Based on real applications and real rejections, here are the errors that actually derail people:

  1. Submitting untranslated documents. This is the number one cause of "additional documents required" notices. Every. Single. Non-Japanese. Document. Needs. A. Certified. Translation. No exceptions, no "but the officer can read English" arguments.

  2. Missing employment certificates. You claimed 7 years of experience but only provided certificates from your last two jobs. Immigration will count only the documented years.

  3. Points calculation math errors. You wrote 75 points on the sheet but the evidence only supports 68. Immigration recalculates everything independently. If your math doesn't match their math, your application goes into the "needs review" pile.

  4. Wrong application form. COE and Change of Status use different forms. Using the wrong one means starting from scratch.

  5. Expired photographs. Your photo must be from the last 3 months. That great headshot from last year? It doesn't count.

  6. No originals. Bringing only copies is a guaranteed rejection at the counter. Immigration needs to see original degree certificates, employment documents, and language test certificates. They'll return them — but they need to verify them in person.

  7. Unclear salary documentation. If your contract shows a range or is ambiguous about bonuses, immigration may not credit the full amount. Get a clear, specific employment contract or a supplementary letter from HR stating your exact annual compensation.

  8. Forgetting university ranking evidence. Many people don't realize their university qualifies for the ranking bonus. Check the ISA's designated list before assuming you don't get these points.

Ready to Start?

The document preparation is the most tedious part of the HSP process, but it's also the part that's entirely within your control. Unlike your points score, which depends on your background, the paperwork is just about being organized and thorough.
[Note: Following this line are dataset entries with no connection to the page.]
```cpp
int plan_chain(const s3r_layer* layers, int n, Plan* pl) {
    if (!layers || n <= 0) return fail(S3R_ERR_INVALID, "empty chain");
    pl->d.resize(n); pl->r.resize(n); pl->g.resize(n); pl->off.assign(n, -1); pl->fuse_head.assign(n, 0);
    for (int i = 0; i < n; ++i) {
        pl->d[i] = layers[i].desc;
        if (i > 0) pl->d[i].in_layout = S3R_LAYOUT_PLAIN;
        if (i + 1 < n) pl->d[i].out_layout = S3R_LAYOUT_PLAIN;
        int rc = route(&pl->d[i], &pl->r[i]);
        if (rc) return rc;
    }
    const int need0 = need_halo(&pl->d[0], pl->r[0]);
    pl->pad_input = pl->d[0].in_halo < need0;
    const int user_in_halo = pl->d[0].in_halo;
    if (pl->pad_input) pl->d[0].in_halo = need0;
    for (int i = 0; i < n; ++i) {
        if (i > 0) pl->d[i].in_halo = pl->d[i - 1].out_halo;
        if (i + 1 < n) {
            const s3r_conv_desc& a = pl->d[i];
            const s3r_conv_desc& b = pl->d[i + 1];
            const bool carries = pl->r[i] != R_LINEAR && pl->r[i] != R_HEAD && out_size(&a) == b.in_size && a.cout == b.cin;
            pl->d[i].out_halo = carries ? want_halo(&b, pl->r[i + 1]) : need_halo(&b, pl->r[i + 1]);
        }
        if (i == 1 && pl->r[0] == R_STEM && pl->r[1] == R_MFMA && pl->d[1].dtype == S3R_F32 && pl->d[1].op == S3R_OP_CONV) {
            static const int fuse = getenv("S3R_STEM_WINO") ? atoi(getenv("S3R_STEM_WINO")) : 1;
            int alg, form;
            const bool fits = pl->d[0].in_size % 16 == 0 && pl->d[0].in_size <= 236;
            if (fuse && fits && resolve_algo(&pl->d[1], &alg, &form) == S3R_OK && alg == ALG_WINO &&
                pl->d[1].in_size % wino_r(&pl->d[1]) == 0 && wino_bmax(&pl->d[1]) >= pl->d[1].batch) {
                pl->stem_wino = true;
                pl->d[1].in_layout = S3R_LAYOUT_WINO_H;
            }
        }
        if (i > 0 && pl->r[i - 1] == R_MFMA && pl->r[i] == R_MFMA && pl->d[i].dtype == S3R_F32) {
            static const int fuse = getenv("S3R_WINO_HANDOFF") ? atoi(getenv("S3R_WINO_HANDOFF")) : 1;
            s3r_conv_desc& a = pl->d[i - 1];
            s3r_conv_desc& b = pl->d[i];
            int alg_a, alg_b, form;
            if (fuse && wino2_ax(&a) == 2 && wino2_ax(&b) == 2 && a.cout == b.cin && out_size(&a) == b.in_size && b.in_size % 4 == 0 &&
                resolve_algo(&a, &alg_a, &form) == S3R_OK && alg_a == ALG_WINO2 && resolve_algo(&b, &alg_b, &form) == S3R_OK &&
                alg_b == ALG_WINO2 && wino2_geo(&a).bmax >= a.batch && wino2_geo(&b).bmax >= b.batch) {
                a.out_layout = S3R_LAYOUT_WINO_HW;
                b.in_layout = S3R_LAYOUT_WINO_HW;
                const int rg = geometry(&a, &pl->g[i - 1]);
                if (rg) return rg;
            }
        }
        int rc = geometry(&pl->d[i], &pl->g[i]);
        if (rc) return rc;
        if ((rc = check_halos(&pl->d[i], pl->r[i]))) return rc;
        if (pl->d[i].dtype != pl->d[0].dtype) return fail(S3R_ERR_INVALID, "all layers of a chain must share one dtype");
        if (i > 0) {
            const s3r_conv_desc& a = pl->d[i - 1];
            const int64_t prev_out = (int64_t)a.cout * pl->g[i - 1].out_sp, cur_in = (int64_t)pl->d[i].cin * pl->g[i].in_sp;
            if (prev_out != cur_in || a.batch != pl->d[i].batch)
                return fail(S3R_ERR_INVALID, "layer %d input (%lld/sample) does not match layer %d output (%lld/sample)", i,
                            (long long)cur_in, i - 1, (long long)prev_out);
            if (pl->d[i].in_halo && (pl->g[i - 1].out != pl->g[i].in || a.cout != pl->d[i].cin))
                return fail(S3R_ERR_INVALID, "layer %d needs a halo but reshapes layer %d's output", i, i - 1);
        }
    }
    for (int i = 0; i + 1 < n; ++i) {
        if (pl->r[i] != R_MFMA || pl->r[i + 1] != R_HEAD || pl->d[i].cout > 64) continue;
        if (pl->d[i + 1].cin != pl->d[i].cout || pl->d[i].out_halo != 0 || pl->d[i].act >= S3R_ACT_SIGMOID || staged_layer(&pl->d[i])) continue;
        if (pl->d[i].op == S3R_OP_CONV && resolves_to_wino(&pl->d[i])) continue;
        if (pl->d[i].dtype == S3R_BF16) {
            s3r::ConvParamsH ph = make_params_h(&pl->d[i], pl->g[i]);
            LaunchH Lh;
            if (resolve_launch_h(&pl->d[i], &ph, &Lh) != S3R_OK || Lh.ksplit != 1) continue;
        } else {
            int alg, form;
            if (resolve_algo(&pl->d[i], &alg, &form) != S3R_OK) continue;
            if (alg == ALG_DIRECT) {
                s3r::ConvParams p = make_params(&pl->d[i], pl->g[i]);
                Launch L;
                if (resolve_launch(&pl->d[i], &p, &L) != S3R_OK || L.ksplit != 1) continue;
            }
        }
        pl->fuse_head[i] = 1;
    }
    int64_t off = 0;
    if (pl->pad_input && pl->d[0].in_layout != S3R_LAYOUT_PLAIN)
        return fail(S3R_ERR_INVALID, "a transformed chain input must come with its halo (in_halo = 1)");
    if (pl->pad_input) {
        if (user_in_halo != 0) return fail(S3R_ERR_INVALID, "chain input halo %d is smaller than the %d its first layer needs",
                                           user_in_halo, need0);
        pl->pad_off = 0;
        off = align_up(pl->g[0].x_store, 256);
    }
    for (int i = 0; i + 1 < n; ++i) {
        pl->off[i] = off;
        if (i == 0 && pl->stem_wino) off = align_up(off + pl->g[1].x_store, 256);
        else if (!pl->fuse_head[i]) off = align_up(off + pl->g[i].y_store, 256);
    }
    for (int i = 0; i < n; ++i) {
        const int64_t sc = s3r_conv_scratch_elems(&pl->d[i]);
        if (sc < 0) return (int)sc;
        if (sc > pl->scratch_elems) pl->scratch_elems = sc;
    }
    pl->scratch_off = off;
    off = align_up(off + pl->scratch_elems, 256);
    pl->total = off;
    return S3R_OK;
}

}

using namespace s3rh;

extern "C" {

int s3r_conv_out_size(const s3r_conv_desc* d) {
    if (!d) return fail(S3R_ERR_INVALID, "null descriptor");
    if (d->op == S3R_OP_LINEAR) return 1;
    if (d->op != S3R_OP_CONV && d->op != S3R_OP_DECONV) return fail(S3R_ERR_INVALID, "unknown op %d", d->op);
    if (d->in_size <= 0 || d->k <= 0 || d->stride <= 0 || d->pad < 0)
        return fail(S3R_ERR_INVALID, "bad size/k/stride/pad (in_size=%d k=%d stride=%d pad=%d)", d->in_size, d->k, d->stride, d->pad);
    const int n = out_size(d);
    if (n <= 0) return fail(S3R_ERR_INVALID, "empty output");
    return n;
}

int s3r_conv_packed_elems(const s3r_conv_desc* d, int64_t* elems) {
    Geo g; Route r;
    int rc = geometry(d, &g);
    if (rc) return rc;
    if ((rc = route(d, &r))) return rc;
    if (!elems) return fail(S3R_ERR_INVALID, "null output");
    switch (r) {
        case R_STEM: *elems = 27 * 32; break;
        case R_HEAD: *elems = d->cin; break;
        case R_LINEAR: *elems = g.w_elems; break;
        case R_MFMA: {
            if (tclass_layer(d)) { *elems = tclass_w_elems(d); break; }
            if (im2col_layer(d)) { *elems = (int64_t)staged_geo(d).cin_pad * cout_pad(d->cout); break; }
            if (staged_layer(d)) { *elems = ipow(d->k, g.nd) * staged_geo(d).cin_pad * cout_pad(d->cout); break; }
            const int64_t taps = d->op == S3R_OP_DECONV ? 64 : ipow(d->k, g.nd);
            if (d->dtype == S3R_BF16) *elems = (taps * d->cin * cout_pad_h(d->cout) + 1) / 2;
            else *elems = taps * d->cin * cout_pad(d->cout) + (wino_layer(d) ? wino_w_elems(d) : 0) + (dwino_layer(d) ? dwino_w_elems(d) : 0) +
                          (wino2_ax(d) >= 0 ? wino2_geo(d).w_elems : 0) + (dwino3_layer(d) ? s3r::dwino3_w_elems(d->cin, d->cout) : 0);
            break;
        }
    }
    return S3R_OK;
}

int64_t s3r_conv_scratch_elems(const s3r_conv_desc* d) {
    Geo g; Route r;
    int rc = geometry(d, &g);
    if (rc) return rc;
    if ((rc = route(d, &r))) return rc;
    if (r == R_LINEAR) return s3r::linear_scratch_elems(d->batch, d->cin, d->cout);
    if (r != R_MFMA) return 0;
    if (d->dtype == S3R_BF16) {
        s3r::ConvParamsH ph = make_params_h(d, g);
        LaunchH Lh;
        if ((rc = resolve_launch_h(d, &ph, &Lh))) return rc;
        return s3r::conv_bf16_scratch_elems(ph, Lh.tm);
    }
    int alg, form;
    if ((rc = resolve_algo(d, &alg, &form))) return rc;
    if (tclass_direct(d)) return 0;
    if (staged_layer(d)) return (staged_geo(d).elems + 255) / 256 * 256;
    if (alg == ALG_WINO3) return dwino3_need(d, form).total;
    if (alg == ALG_WINO) return wino_need(d, form, false).total;
    if (alg == ALG_WINO2) return wino2_need(d, form).total;
    s3r::ConvParams p = make_params(d, g);
    Launch L;
    if ((rc = resolve_launch(d, &p, &L))) return rc;
    return s3r::conv_scratch_elems(p, L.cfg);
}

}

extern "C" {

int64_t s3r_chain_workspace_elems(const s3r_layer* layers, int n_layers) {
    Plan pl;
    int rc = plan_chain(layers, n_layers, &pl);
// ... 47 lines not shown
```

Measured before the change: 8772.

## Hand off 3D Winograd transformed operands directly between consecutive decoder layers

Adds new layouts (WINO_3D, DIFF) and a handoff kernel. A producer layer's split-K or class-parallel finish pass now writes the consumer's Winograd input transform or difference tensors directly, instead of writing a plain output that the next layer re-reads and transforms. This is meant to remove a separate transform launch and a round trip through global memory for the 3D decoder chain. In exchange the planner logic grows and can need extra workspace, and the transform is staged in shared memory per batch and channel block, which may limit parallelism.

```diff
diff --git a/include/s3r.h b/include/s3r.h
--- a/include/s3r.h
+++ b/include/s3r.h
@@ -31,7 +31,8 @@
 typedef enum s3r_act { S3R_ACT_NONE = 0, S3R_ACT_RELU = 1, S3R_ACT_SIGMOID = 2,
                        S3R_ACT_LEAKY_RELU = 3, S3R_ACT_ELU = 4, S3R_ACT_TANH = 5  } s3r_act;
 
-typedef enum s3r_layout { S3R_LAYOUT_PLAIN = 0, S3R_LAYOUT_WINO_H = 2, S3R_LAYOUT_WINO_DH = 3, S3R_LAYOUT_WINO_HW = 4 } s3r_layout;
+typedef enum s3r_layout { S3R_LAYOUT_PLAIN = 0, S3R_LAYOUT_WINO_H = 2, S3R_LAYOUT_WINO_DH = 3, S3R_LAYOUT_WINO_HW = 4,
+                          S3R_LAYOUT_WINO_3D = 5, S3R_LAYOUT_DIFF = 6 } s3r_layout;
 
 typedef enum s3r_algo { S3R_ALGO_AUTO = 0, S3R_ALGO_DIRECT = 1, S3R_ALGO_WINOGRAD = 2 } s3r_algo;
 
diff --git a/stereo-3d-reconstruction_amd/_lib.py b/stereo-3d-reconstruction_amd/_lib.py
--- a/stereo-3d-reconstruction_amd/_lib.py
+++ b/stereo-3d-reconstruction_amd/_lib.py
@@ -123,7 +123,7 @@
     return rc
 
 
-LAYOUT_PLAIN, LAYOUT_WINO_H, LAYOUT_WINO_DH, LAYOUT_WINO_HW = 0, 2, 3, 4
+LAYOUT_PLAIN, LAYOUT_WINO_H, LAYOUT_WINO_DH, LAYOUT_WINO_HW, LAYOUT_WINO_3D, LAYOUT_DIFF = 0, 2, 3, 4, 5, 6
 
 
 def make_desc(layer, batch, in_size, tag=0, tile=-1, in_halo=0, out_halo=0, ksplit=0, dtype=0, in_layout=0, out_layout=0,
diff --git a/stereo-3d-reconstruction_amd/csrc/s3r_api.hip b/stereo-3d-reconstruction_amd/csrc/s3r_api.hip
--- a/stereo-3d-reconstruction_amd/csrc/s3r_api.hip
+++ b/stereo-3d-reconstruction_amd/csrc/s3r_api.hip
@@ -17,9 +17,14 @@
               int64_t scratch_elems, int form, hipStream_t s, int* launches) {
     const Wino2Geo g2 = wino2_geo(d);
     const WinoNeed need = wino2_need(d, form);
-    const bool pre = d->in_layout == S3R_LAYOUT_WINO_DH || d->in_layout == S3R_LAYOUT_WINO_HW;
+    const bool pre = d->in_layout == S3R_LAYOUT_WINO_DH || d->in_layout == S3R_LAYOUT_WINO_HW ||
+                     d->in_layout == S3R_LAYOUT_WINO_3D;
     const bool to_v = d->out_layout == S3R_LAYOUT_WINO_HW;
-    if (g2.bmax <= 0 || ((pre || to_v) && g2.bmax < d->batch))
+    p.out_mode = d->out_layout == S3R_LAYOUT_WINO_3D ? (d->out_halo ? 1 : 2) : d->out_layout == S3R_LAYOUT_DIFF ? 3 : 0;
+    if (p.out_mode && (g2.ax > 1 || wino2_form_of(d, (int)(g2.pos_sample * d->batch), form) != 0))
+        return fail(S3R_ERR_INVALID, "a consumer's operand is written from the class-parallel launch form of a 3D two-axis layer only (the semi-fused "
+                    "form of this batch keeps the plain output: s3r_chain_forward plans that itself)");
+    if (g2.bmax <= 0 || ((pre || to_v || p.out_mode) && g2.bmax < d->batch))
         return fail(S3R_ERR_INVALID, "two-axis Winograd form: the transformed input of this batch exceeds 2 GiB (at most %d samples per "
                     "call with a producer-written input: s3r_conv_wino_input_elems)", g2.bmax);
     if (!scratch || scratch_elems < need.total)
@@ -80,16 +85,19 @@
         return fail(S3R_ERR_WORKSPACE, "the Winograd form of this transposed convolution needs %lld floats of scratch "
                     "(s3r_conv_scratch_elems), got %lld", (long long)need.total, (long long)(scratch ? scratch_elems : 0));
     const int n = d->in_size;
-    p.xd_mode = dwino_materialise(d) ? 1 : 0;
-    hipError_t e;
-    {
-        const double x_el = (double)d->batch * d->cin * (double)ipow(n + 2, 3);
-        s3r::AuxScope aux(s, 4.0 * x_el * (p.xd_mode ? 4.0 : 2.0));
+    const bool pre = d->in_layout == S3R_LAYOUT_DIFF;
+    const int64_t x_plain = (int64_t)d->batch * d->cin * ipow(n + 2, 3);
+    p.xd_mode = pre || dwino_materialise(d) ? 1 : 0;
+    hipError_t e = hipSuccess;
+    if (!pre) {
+        s3r::AuxScope aux(s, 4.0 * (double)x_plain * (p.xd_mode ? 4.0 : 2.0));
         e = s3r::launch_wino_diff(x, scratch, (long long)d->batch * d->cin, n + 2, n + 2, n + 2, p.xd_mode, s);
     }
     if (e != hipSuccess) return hip_fail(e, "Winograd difference-tensor launch");
     p.x = x;
-    p.xd = scratch;
+    p.xd = pre ? x + x_plain : scratch;
+    p.x_bytes = (unsigned)(4 * x_plain);
+    p.out_mode = d->out_layout == S3R_LAYOUT_DIFF ? 3 : 0;
     p.part = scratch + need.v;
     p.w = packed_w + 64 * (int64_t)d->cin * cout_pad(d->cout);
     p.Nd = n / 2; p.Nh = n / 2;
@@ -100,10 +108,13 @@
     p.dW = s3r::FastDiv((unsigned)p.Nw);
     p.ksplit = 1;
     const s3r::WinoLaunch L = s3r::wino_plan(2, d->cout, wino_kcls(d), p.Ntotal, p.head_w != nullptr, form);
+    if (p.out_mode && (L.mode != s3r::WINO_CP || p.head_w))
+        return fail(S3R_ERR_INVALID, "a consumer's difference tensors are written from the class-parallel launch form of the transposed Winograd "
+                    "layer only (the form of this batch keeps the plain output: s3r_chain_forward plans that itself)");
     int nl = 0;
     e = s3r::launch_deconv_wino(p, L, s, &nl);
     if (e != hipSuccess) return hip_fail(e, "Winograd transposed-conv launch");
-    *launches = 1 + nl;
+    *launches = (pre ? 0 : 1) + nl;
     *ran = 1 + L.mode;
     return S3R_OK;
 }
@@ -553,6 +564,14 @@
             }
             Launch L;
             if ((rc = resolve_launch(d, &p, &L))) return rc;
+            if (d->in_layout != S3R_LAYOUT_PLAIN || d->out_layout == S3R_LAYOUT_DIFF || d->out_layout == S3R_LAYOUT_WINO_HW)
+                return fail(S3R_ERR_INVALID, "the direct kernel reads a plain input and writes a plain output or (split-K) its consumer's two-axis plane sets");
+            if (d->out_layout == S3R_LAYOUT_WINO_3D) {
+                if (L.ksplit <= 1 || d->op != S3R_OP_CONV || needs_act_pass(d) || p.act == S3R_ACT_SIGMOID)
+                    return fail(S3R_ERR_INVALID, "a direct layer writes its consumer's plane sets from its split-K finish pass only (convolution, "
+                                "ksplit > 1, no activation pass behind it)");
+                p.out_mode = d->out_halo ? 1 : 2;
+            }
             if (L.ksplit > 1) {
                 const int64_t need = s3r::conv_scratch_elems(p, L.cfg);
                 if (scratch && scratch_elems >= need) p.part = scratch;
diff --git a/stereo-3d-reconstruction_amd/csrc/s3r_conv_glds.hip b/stereo-3d-reconstruction_amd/csrc/s3r_conv_glds.hip
--- a/stereo-3d-reconstruction_amd/csrc/s3r_conv_glds.hip
+++ b/stereo-3d-reconstruction_amd/csrc/s3r_conv_glds.hip
@@ -650,7 +650,12 @@
         dim3 grid(p.m_tiles * p.n_tiles * (p.transposed ? 8 : 1), 1, p.ksplit);
         hipLaunchKernelGGL((conv_glds_kernel<WM, WN, TM, TN, VEC, HEAD, NBUF>), grid, dim3(256), lds, stream, p);
         hipError_t e = hipGetLastError();
-        if (e == hipSuccess && p.ksplit > 1) e = launch_conv_finish(p, p.n_tiles * BN, stream);
+        if (e == hipSuccess && p.ksplit > 1) {
+            if (p.out_mode) {
+                g_launch_count += 1;
+                e = launch_wino_handoff(p, 3, p.out_mode - 1, p.n_tiles * BN, stream);
+            } else e = launch_conv_finish(p, p.n_tiles * BN, stream);
+        }
         return e;
     }
 }
@@ -781,6 +786,7 @@
     if (vec > vmax) vec = vmax;
     if (p.Cin % GBK != 0 || p.Ntotal % vec != 0) return hipErrorInvalidValue;
     if (p.ksplit < 1 || (p.Cin / GBK) % p.ksplit != 0 || (p.ksplit > 1 && !p.part)) return hipErrorInvalidValue;
+    if (p.out_mode && (p.ksplit <= 1 || p.head_w || p.transposed)) return hipErrorInvalidValue;
     if (p.head_w) {
         int bm, bn;
         conv_tile_dims(cfg, &bm, &bn);
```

Here's the move: calculate your points first using our free evaluation tool. Once you know your score and which category you're applying under, come back to this checklist and start gathering documents for only the points you're actually claiming. No need to prepare evidence for categories that don't apply to you.

Start with the slow items — overseas employment certificates and apostilles — and work forward from there. Four weeks of preparation saves months of back-and-forth with immigration.